I didn't realise when I signed up in June 2004 that the site had only been going a year.  It certainly is a credit to you...


----------



## nomore4s (28 May 2009)

Happy B'day ASF.

Congrats Joe, all your hard work is much appreciated as well as all the posters who make this a great forum.


----------



## grace (28 May 2009)

Dear Joe, I'm not much of an internet junky apart from ASF I must admit.  Can't stand facebook and the like.  However, I feel a real part of this investment community you have created, and it is very friendly and very educational.  There are some brilliant posters here and one can make more money than the average "joeblow" (sorry for the pun) just by reading and staying alert on this sight.  I have learnt more here than I could begin to tell you.  So thankyou for setting this up and I hope it continues for a long long time.  Grace.


----------



## drillinto (28 May 2009)

Happy Birthday, JB & ASF !


----------



## sam76 (28 May 2009)

Happy Birthday, mate.


----------



## So_Cynical (28 May 2009)

Congrats Joe and HB ASF

Great site with great people and a wealth of information, opinion and analysis.

WD Joe. :birthday:


----------



## Prospector (28 May 2009)

Happy Birthday Joe and ASF!


----------



## Garpal Gumnut (28 May 2009)

Happy Birthday Joe and all at ASF.

gg


----------



## Julia (28 May 2009)

Joe, it's hard to believe that much time has passed.

ASF is more than a stock market forum.  It's a community where friends are made in addition to information gained.

Thank you so much, Joe.


----------



## weird (28 May 2009)

Congrats Joe, wish I had thought of it.

2nd, so I believe HotCopper is 1st ?... not a member of that site, but had a quick look, seems more individual stock based.

... so this forum has, while a motley crew, a balanced posting of individual stocks, and the business of trading - systematic, programming, etc , as well as a lively off-topic section.

Well done.


----------



## Tink (28 May 2009)

Happy Birthday ASF and Congratulations Joe 

Great site

Tink


----------



## johnnyg (28 May 2009)

Congrats and Happy Birthday ASF!


----------



## milothedog (28 May 2009)

Happy Birthday ASF,

:thankyou:

Thanks Joe for a great place to share


----------



## Joe Blow (29 May 2009)

Thank you for the kind words everyone!
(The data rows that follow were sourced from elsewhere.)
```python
def istft_spec(h, ldh, rows, lds, out_dtype=torch.float32):
    lib = _lib.load()
    s = torch.empty((rows, _w(out_dtype, lds)), device=h.device, dtype=out_dtype)
    _lib.check(lib.swc_istft_spec(_ptr(h), ldh, _ptr(s), lds, rows, _DT[out_dtype], _stream()), "swc_istft_spec")
    return s


def istft_ola(frames, window_sq, *, B, T):
    lib = _lib.load()
    wav = torch.empty((B, T * 160), device=frames.device, dtype=torch.float32)
    _lib.check(lib.swc_istft_ola(_ptr(frames), _ptr(window_sq), _ptr(wav), B, T, _stream()), "swc_istft_ola")
    return wav


def cast_bf16(x):
    lib = _lib.load()
    _chk(x, "cast_bf16 x", torch.float32)
    x = x.contiguous()
    y = torch.empty(x.shape, device=x.device, dtype=torch.bfloat16)
    _lib.check(lib.swc_cast_f32_bf16(_ptr(x), _ptr(y), x.numel(), _stream()), "swc_cast_f32_bf16")
    return y


def cast_fp8(x, scale=FP8_ACT_SCALE):
    lib = _lib.load()
    _chk(x, "cast_fp8 x")
    if x.dtype not in (torch.float32, torch.bfloat16):
        raise _lib.SwcError(f"cast_fp8: expected f32 or bf16, got {x.dtype}")
    x = x.contiguous()
    y = torch.empty(x.shape, device=x.device, dtype=FP8_T)
    _lib.check(lib.swc_cast_fp8(_ptr(x), _DT[x.dtype], _ptr(y), x.numel(), scale, _stream()), "swc_cast_fp8")
    return y


def cast_f16s(x, K, scale=F16S_ACT_SCALE, ldx=None):
    lib = _lib.load()
    _chk(x, "cast_f16s x", torch.float32)
    rows = x.numel() // x.shape[-1]
    ldx = x.stride(-2) if ldx is None else ldx
    y = torch.empty((rows, 2 * K), device=x.device, dtype=torch.float16)
    _lib.check(lib.swc_cast_f32_f16s(_ptr(x), ldx, _ptr(y), rows, K, scale, _stream()), "swc_cast_f32_f16s")
    return y


def gather_rows(ptrs_dev, nbytes_dev, n_rows, ld_elems, dtype, device):
    lib = _lib.load()
    out = torch.empty((n_rows, ld_elems), device=device, dtype=dtype)
    _lib.check(lib.swc_gather_rows(_ptr(ptrs_dev), _ptr(nbytes_dev), _ptr(out), ld_elems * out.element_size(), n_rows,
                                   _stream()), "swc_gather_rows")
    return out


def pcm16_to_f32(pcm):
    lib = _lib.load()
    _chk(pcm, "pcm16_to_f32 pcm", torch.int16)
    if not pcm.is_contiguous():
        raise _lib.SwcError("pcm16_to_f32: contiguous input expected")
    out = torch.empty(pcm.shape, device=pcm.device, dtype=torch.float32)
# ... 1157 lines not shown
```

Baseline: 15680 audio-s/s.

They are sincerely appreciated. 

It is very gratifying to know that so many of you enjoying visiting ASF and being a part of the community here! 
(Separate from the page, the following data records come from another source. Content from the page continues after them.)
template <int BN, int EPI, bool CONV>
__global__ void __launch_bounds__(kThreads, 1)
gemm_tc_kernel(const __grid_constant__ CUtensorMap tmA, const __grid_constant__ CUtensorMap tmB, const GemmTcArgs a) {
  extern __shared__ uint8_t smem_raw[];
  uint8_t* smem = reinterpret_cast<uint8_t*>((reinterpret_cast<uintptr_t>(smem_raw) + 1023) & ~uintptr_t(1023));
  using S = GemmSmem<BN>;
  constexpr int AP = S::AP;
  uint64_t* full = reinterpret_cast<uint64_t*>(smem + S::OFF_BAR);
  uint64_t* empty = full + kStages;
  long long* s_tok = reinterpret_cast<long long*>(smem + S::OFF_TOK);
  int* s_img = reinterpret_cast<int*>(smem + S::OFF_TOK + 128 * 8);
  float* s_bias = reinterpret_cast<float*>(smem + S::OFF_PAR);
  float* s_gamma = s_bias + BN;
  float* s_beta = s_gamma + BN;
  float* s_mom = reinterpret_cast<float*>(smem + S::OFF_MOM);
  float* accs = reinterpret_cast<float*>(smem);

  const int warp = threadIdx.x >> 5, lane = threadIdx.x & 31;
  const int n_tiles = a.n_tiles;
  const int m_idx = blockIdx.x / n_tiles;
  const int n0 = (blockIdx.x - m_idx * n_tiles) * BN;
  const int nk_total = a.taps * a.nk;
  int m0 = 0, tb = 0, ty0 = 0, tx0 = 0;
  if (CONV) {
    int t = m_idx;
    const int tx = t % a.tiles_x;
    t /= a.tiles_x;
    const int ty = t % a.tiles_y;
    tb = t / a.tiles_y;
    ty0 = ty * kTH;
    tx0 = tx * kTW;
  } else {
    m0 = m_idx * kBM;
  }

  if (threadIdx.x == 0) {
    for (int s = 0; s < kStages; ++s) {
      mbar_init(&full[s], 1);
      mbar_init(&empty[s], 2);
    }
    mbar_init_fence();
    tma_prefetch_desc(&tmA);
    tma_prefetch_desc(&tmB);
  }
  __syncthreads();

  if (warp == kEpiWarps) {
    if (lane == 0) {
      for (int kc = 0; kc < nk_total; ++kc) {
        const int s = kc % kStages;
        mbar_wait(&empty[s], ((kc / kStages) & 1) ^ 1);
        uint8_t* sa = smem + s * S::STAGE;
        uint8_t* sb = sa + S::A_BYTES;
        mbar_expect_tx(&full[s], S::STAGE);
        if (CONV) {
          const int tap = kc / a.nk, c0 = (kc - tap * a.nk) * kBK;
          tma_load_4d(sa, &tmA, &full[s], c0, tx0 + (tap % 3) - 1, ty0 + (tap / 3) - 1, tb);
        } else {
          tma_load_2d(sa, &tmA, &full[s], kc * kBK, m0);
        }
        tma_load_2d(sb, &tmB, &full[s], kc * kBK, n0);
      }
    }
    return;
  }

  const int et = threadIdx.x;
  const int q = warp & 3;
  const int row = q * 32 + lane;
  const int half = et >> 7;
  const int fmt = a.fmt;
  uint16_t* out16 = reinterpret_cast<uint16_t*>(a.out_bf16);
  {
    long long tok;
    if (CONV) {
      const int y = ty0 + row / kTW, x = tx0 + row % kTW;
      tok = (y < a.H && x < a.W) ? ((long long)tb * a.H + y) * a.W + x : -1;
    } else {
      tok = (long long)m0 + row;
      if (tok >= a.M) tok = -1;
    }
    if (half == 0) {
      s_tok[row] = tok;
      s_img[row] = (EPI == EPI_LN && tok >= 0) ? (int)(tok / a.L) : 0;
    }
    for (int c = et; c < BN; c += kEpiThreads) {
      const int n = n0 + c;
      s_bias[c] = (n < a.N) ? a.bias[n] : 0.f;
      if (EPI == EPI_LN) {
        s_gamma[c] = (c < a.C) ? a.gamma[c] : 0.f;
        s_beta[c] = (c < a.C) ? a.beta[c] : 0.f;
      }
    }
  }
  {
    float acc[BN / 64][32];
#pragma unroll
    for (int j = 0; j < BN / 64; ++j)
#pragma unroll
      for (int e = 0; e < 32; ++e) acc[j][e] = 0.f;
    if (fmt == FMT_BF16) mma_loop<BN, FMT_BF16>(acc, smem, full, empty, nk_total, half, et);
    else mma_loop<BN, FMT_F16>(acc, smem, full, empty, nk_total, half, et);
    epi_barrier();
    const int w = (et >> 5) & 3, r0 = half * 64 + 16 * w + (lane >> 2), cq = 2 * (lane & 3);
#pragma unroll
    for (int j = 0; j < BN / 64; ++j)
#pragma unroll
      for (int i = 0; i < 8; ++i) {
        const int c = j * 64 + 8 * i + cq;
        *reinterpret_cast<float2*>(accs + r0 * AP + c) = make_float2(acc[j][4 * i], acc[j][4 * i + 1]);
        *reinterpret_cast<float2*>(accs + (r0 + 8) * AP + c) = make_float2(acc[j][4 * i + 2], acc[j][4 * i + 3]);
      }
  }
  epi_barrier();
  uint32_t v[32];

    if (EPI == EPI_BIAS_ACT && a.epi_mode == 2) {
      const long long tok = s_tok[row];
      for (int c0 = 32 * half; c0 < BN; c0 += 64) {
        if (n0 + c0 >= a.N) break;
        acc_row32(accs + row * AP + c0, v);
        if (tok < 0) continue;
        float o[32];
#pragma unroll
        for (int j = 0; j < 32; ++j) {
          const int n = n0 + c0 + j;
          float val = tc_act(__uint_as_float(v[j]) + s_bias[c0 + j], a.act, a.slope);
          if (a.res_f32 && n < a.N_f32) val += __ldg(a.res_f32 + tok * a.ldr + n);
          o[j] = (n < a.N) ? val : 0.f;
          if (a.out_f32 && n < a.N_f32) a.out_f32[tok * a.ldo_f32 + n] = o[j];
          if (CONV && a.out_nchw && n < a.N_f32) {
            const int r = a.nchw_r, rr = r * r;
            const int c = n / rr, q = n - c * rr;
            const int yy = (ty0 + row / kTW) * r + q / r, xx = (tx0 + row % kTW) * r + q % r;
            if (yy < a.Hc && xx < a.Wc)
              a.out_nchw[(((long long)tb * (a.N_f32 / rr) + c) * a.Hc + yy) * a.Wc + xx] = fmaf(o[j], a.post_scale, a.post_shift[c & 3]);
          }
        }
        if (out16) {
#pragma unroll
          for (int j = 0; j < 32; j += 8)
            if (n0 + c0 + j < a.ldo_bf16)
              *reinterpret_cast<uint4*>(out16 + tok * a.ldo_bf16 + n0 + c0 + j) =
                  make_uint4(pack16(o[j], o[j + 1], fmt), pack16(o[j + 2], o[j + 3], fmt), pack16(o[j + 4], o[j + 5], fmt),
                             pack16(o[j + 6], o[j + 7], fmt));
        }
      }
    } else if (a.epi_mode == 1) {
      const int Cw = (EPI == EPI_LN) ? a.C : a.N_f32;
      const int pitch = stage_pitch32(Cw);
      float* stg = reinterpret_cast<float*>(smem + S::OFF_STG);
      const bool res_in_stage = a.res_f32 != nullptr;
      if (res_in_stage) {
        const int C4r = Cw >> 2, ewr = et >> 5;
        for (int r = ewr; r < kBM; r += kEpiWarps) {
          const long long rtok = s_tok[r];
          for (int c4 = lane; c4 < C4r; c4 += 32)
            cp_async_16(stg + r * pitch + c4 * 4, a.res_f32 + (rtok >= 0 ? rtok : 0) * a.ldr + c4 * 4, rtok >= 0);
        }
        cp_async_commit();
      }
      if (EPI == EPI_LN) {
        float s1 = 0.f, s2 = 0.f, x0 = 0.f;
        int nh = 0;
        for (int c0 = 32 * half; c0 < Cw; c0 += 64) {
          acc_row32(accs + row * AP + c0, v);
          if (c0 == 32 * half) x0 = __uint_as_float(v[0]) + s_bias[c0];
#pragma unroll
          for (int j = 0; j < 32; ++j)
            if (c0 + j < Cw) {
              const float d = __uint_as_float(v[j]) + s_bias[c0 + j] - x0;
              s1 += d;
              s2 = fmaf(d, d, s2);
              ++nh;
            }
        }
        {
          const float fn = (float)nh;
          const float m1 = nh > 0 ? s1 / fn : 0.f;
          s_mom[(half * kBM + row) * 3 + 0] = x0 + m1;
          s_mom[(half * kBM + row) * 3 + 1] = nh > 0 ? fmaxf(s2 - s1 * m1, 0.f) : 0.f;
          s_mom[(half * kBM + row) * 3 + 2] = fn;
        }
        if (res_in_stage) cp_async_wait<0>();
        epi_barrier();
        float mean, rstd;
        {
          const float m0 = s_mom[row * 3 + 0], q0 = s_mom[row * 3 + 1], c0n = s_mom[row * 3 + 2];
          const float m1 = s_mom[(kBM + row) * 3 + 0], q1 = s_mom[(kBM + row) * 3 + 1], c1n = s_mom[(kBM + row) * 3 + 2];
          const float n = c0n + c1n, d = (c1n > 0.f) ? m1 - m0 : 0.f;
          mean = m0 + d * (c1n / n);
          const float M2 = q0 + q1 + d * d * (c0n * c1n / n);
          rstd = rsqrtf(M2 / n + a.eps);
        }
        for (int c0 = 32 * half; c0 < Cw; c0 += 64) {
          acc_row32(accs + row * AP + c0, v);
#pragma unroll
          for (int j = 0; j < 32; j += 4) {
            if (c0 + j < Cw) {
              float4* sp = reinterpret_cast<float4*>(stg + row * pitch + c0 + j);
              float4 acc4 = res_in_stage ? *sp : make_float4(0.f, 0.f, 0.f, 0.f);
              float o4[4] = {acc4.x, acc4.y, acc4.z, acc4.w};
#pragma unroll
              for (int e = 0; e < 4; ++e) {
                const int c = c0 + j + e;
                o4[e] += ((__uint_as_float(v[j + e]) + s_bias[c] - mean) * rstd * s_gamma[c] + s_beta[c]) * a.res_scale;
              }
              *sp = make_float4(o4[0], o4[1], o4[2], o4[3]);
            }
          }
        }
      } else {
        if (res_in_stage) {
          cp_async_wait<0>();
          epi_barrier();
        }
        for (int c0 = 32 * half; c0 < Cw; c0 += 64) {
          acc_row32(accs + row * AP + c0, v);
#pragma unroll
          for (int j = 0; j < 32; j += 4) {
            if (c0 + j < Cw) {
              float4* sp = reinterpret_cast<float4*>(stg + row * pitch + c0 + j);
              float4 acc4 = res_in_stage ? *sp : make_float4(0.f, 0.f, 0.f, 0.f);
              float o4[4] = {acc4.x, acc4.y, acc4.z, acc4.w};
#pragma unroll
              for (int e = 0; e < 4; ++e) o4[e] += tc_act(__uint_as_float(v[j + e]) + s_bias[c0 + j + e], a.act, a.slope);
              *sp = make_float4(o4[0], o4[1], o4[2], o4[3]);
            }
          }
        }
      }
      epi_barrier();
      const int C4 = Cw >> 2;
      const int P4 = out16 ? (int)(a.ldo_bf16 >> 2) : C4;
      const int ew = et >> 5;
      const bool has_cab = (EPI == EPI_LN) && a.cab_y != nullptr;
      const uint16_t* caby = reinterpret_cast<const uint16_t*>(a.cab_y);
      constexpr int RB = 8;
      for (int cbase = 0; cbase < P4; cbase += 32) {
        const int c4 = cbase + lane;
        const bool col_real = c4 < C4, col_any = c4 < P4;
        for (int rb = 0; rb < kBM / kEpiWarps; rb += RB) {
          long long tok[RB];
          float4 gg[RB];
          uint2 cy[RB];
#pragma unroll
          for (int i = 0; i < RB; ++i) {
            tok[i] = s_tok[ew + kEpiWarps * (rb + i)];
            gg[i] = make_float4(0.f, 0.f, 0.f, 0.f);
            cy[i] = make_uint2(0u, 0u);
            if (tok[i] >= 0 && col_real) {
              if (has_cab) {
                cy[i] = __ldg(reinterpret_cast<const uint2*>(caby + tok[i] * a.ld_caby + c4 * 4));
                gg[i] = __ldg(reinterpret_cast<const float4*>(a.cab_gate + (long long)s_img[ew + kEpiWarps * (rb + i)] * Cw + c4 * 4));
              }
            }
          }
#pragma unroll
          for (int i = 0; i < RB; ++i) {
            if (tok[i] < 0 || !col_any) continue;
            float4 val = make_float4(0.f, 0.f, 0.f, 0.f);
            if (col_real) {
              val = *reinterpret_cast<const float4*>(stg + (ew + kEpiWarps * (rb + i)) * pitch + c4 * 4);
              if (has_cab) {
                const float2 c01 = unpack16(cy[i].x, fmt), c23 = unpack16(cy[i].y, fmt);
                val.x = fmaf(c01.x, gg[i].x, val.x), val.y = fmaf(c01.y, gg[i].y, val.y);
                val.z = fmaf(c23.x, gg[i].z, val.z), val.w = fmaf(c23.y, gg[i].w, val.w);
              }
              if (a.out_f32) *reinterpret_cast<float4*>(a.out_f32 + tok[i] * a.ldo_f32 + c4 * 4) = val;
            }
            if (out16)
              *reinterpret_cast<uint2*>(out16 + tok[i] * a.ldo_bf16 + c4 * 4) =
                  make_uint2(pack16(val.x, val.y, fmt), pack16(val.z, val.w, fmt));
          }
        }
      }
    } else {
      constexpr int P16 = BN + 8;
      uint16_t* stg = reinterpret_cast<uint16_t*>(smem + S::OFF_STG);
      const int ncols = min(BN, a.N - n0);
      for (int c0 = 32 * half; c0 < ncols; c0 += 64) {
        acc_row32(accs + row * AP + c0, v);
        float o[32];
        if (EPI == EPI_QKV) {
          const int slot = (n0 + c0) >> 5;
          float ss = 0.f;
#pragma unroll
          for (int j = 0; j < 32; ++j) {
            o[j] = __uint_as_float(v[j]) + s_bias[c0 + j];
            ss = fmaf(o[j], o[j], ss);
          }
          const float sc = __ldg(a.slot_scale + slot);
          const float mul = sc > 0.f ? sc * rsqrtf(fmaxf(ss, 1e-24f)) : 1.0f;
#pragma unroll
          for (int j = 0; j < 32; ++j) o[j] *= mul;
        } else {
#pragma unroll
          for (int j = 0; j < 32; ++j) o[j] = tc_act(__uint_as_float(v[j]) + s_bias[c0 + j], a.act, a.slope);
        }
#pragma unroll
        for (int j = 0; j < 32; j += 8)
          *reinterpret_cast<uint4*>(stg + row * P16 + c0 + j) =
              make_uint4(pack16(o[j], o[j + 1], fmt), pack16(o[j + 2], o[j + 3], fmt), pack16(o[j + 4], o[j + 5], fmt),
                         pack16(o[j + 6], o[j + 7], fmt));
      }
      epi_barrier();
      const int nvec = min((long long)ncols, a.ldo_bf16 - n0) >> 3;
      const int ew = et >> 5;
      if (CONV && a.ps_r > 0) {
        const int ps = a.ps_r, Cq = a.N / (ps * ps);
        const int nv = min(BN, a.N - n0) >> 3;
#pragma unroll 4
        for (int r = ew; r < kBM; r += kEpiWarps) {
          if (s_tok[r] < 0) continue;
          const int y = ty0 + r / kTW, x = tx0 + r % kTW;
          for (int vv = lane; vv < nv; vv += 32) {
            const int n = n0 + vv * 8;
            const int q = n / Cq, c = n - q * Cq;
            const long long dtok = ((long long)tb * a.H * ps + y * ps + q / ps) * ((long long)a.W * ps) + x * ps + q % ps;
            *reinterpret_cast<uint4*>(out16 + dtok * a.ldo_bf16 + c) = *reinterpret_cast<const uint4*>(stg + r * P16 + vv * 8);
          }
        }
      } else {
#pragma unroll 4
        for (int r = ew; r < kBM; r += kEpiWarps) {
          const long long tok = s_tok[r];
          if (tok < 0) continue;
          for (int vv = lane; vv < nvec; vv += 32)
            *reinterpret_cast<uint4*>(out16 + tok * a.ldo_bf16 + n0 + vv * 8) = *reinterpret_cast<const uint4*>(stg + r * P16 + vv * 8);
        }
      }
    }

}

Here's to the next five years! :alcohol:


----------



## Duckman#72 (29 May 2009)

Julia said:


> Joe, it's hard to believe that much time has passed.
> 
> ASF is more than a stock market forum.  It's a community where friends are made in addition to information gained.
> 
> Thank you so much, Joe.




Nicely said Julia.

Well done Joe. You've got some stayers here!


----------



## Out Too Soon (29 May 2009)

Happy birthday ASF!  well done & thanks Joe.   If you're ever feelin' down Joe just look back at all the thank yous you've got on ASF over the years. 
It's amazing it's only taken 5 years to get this big, well known & appreciated,


----------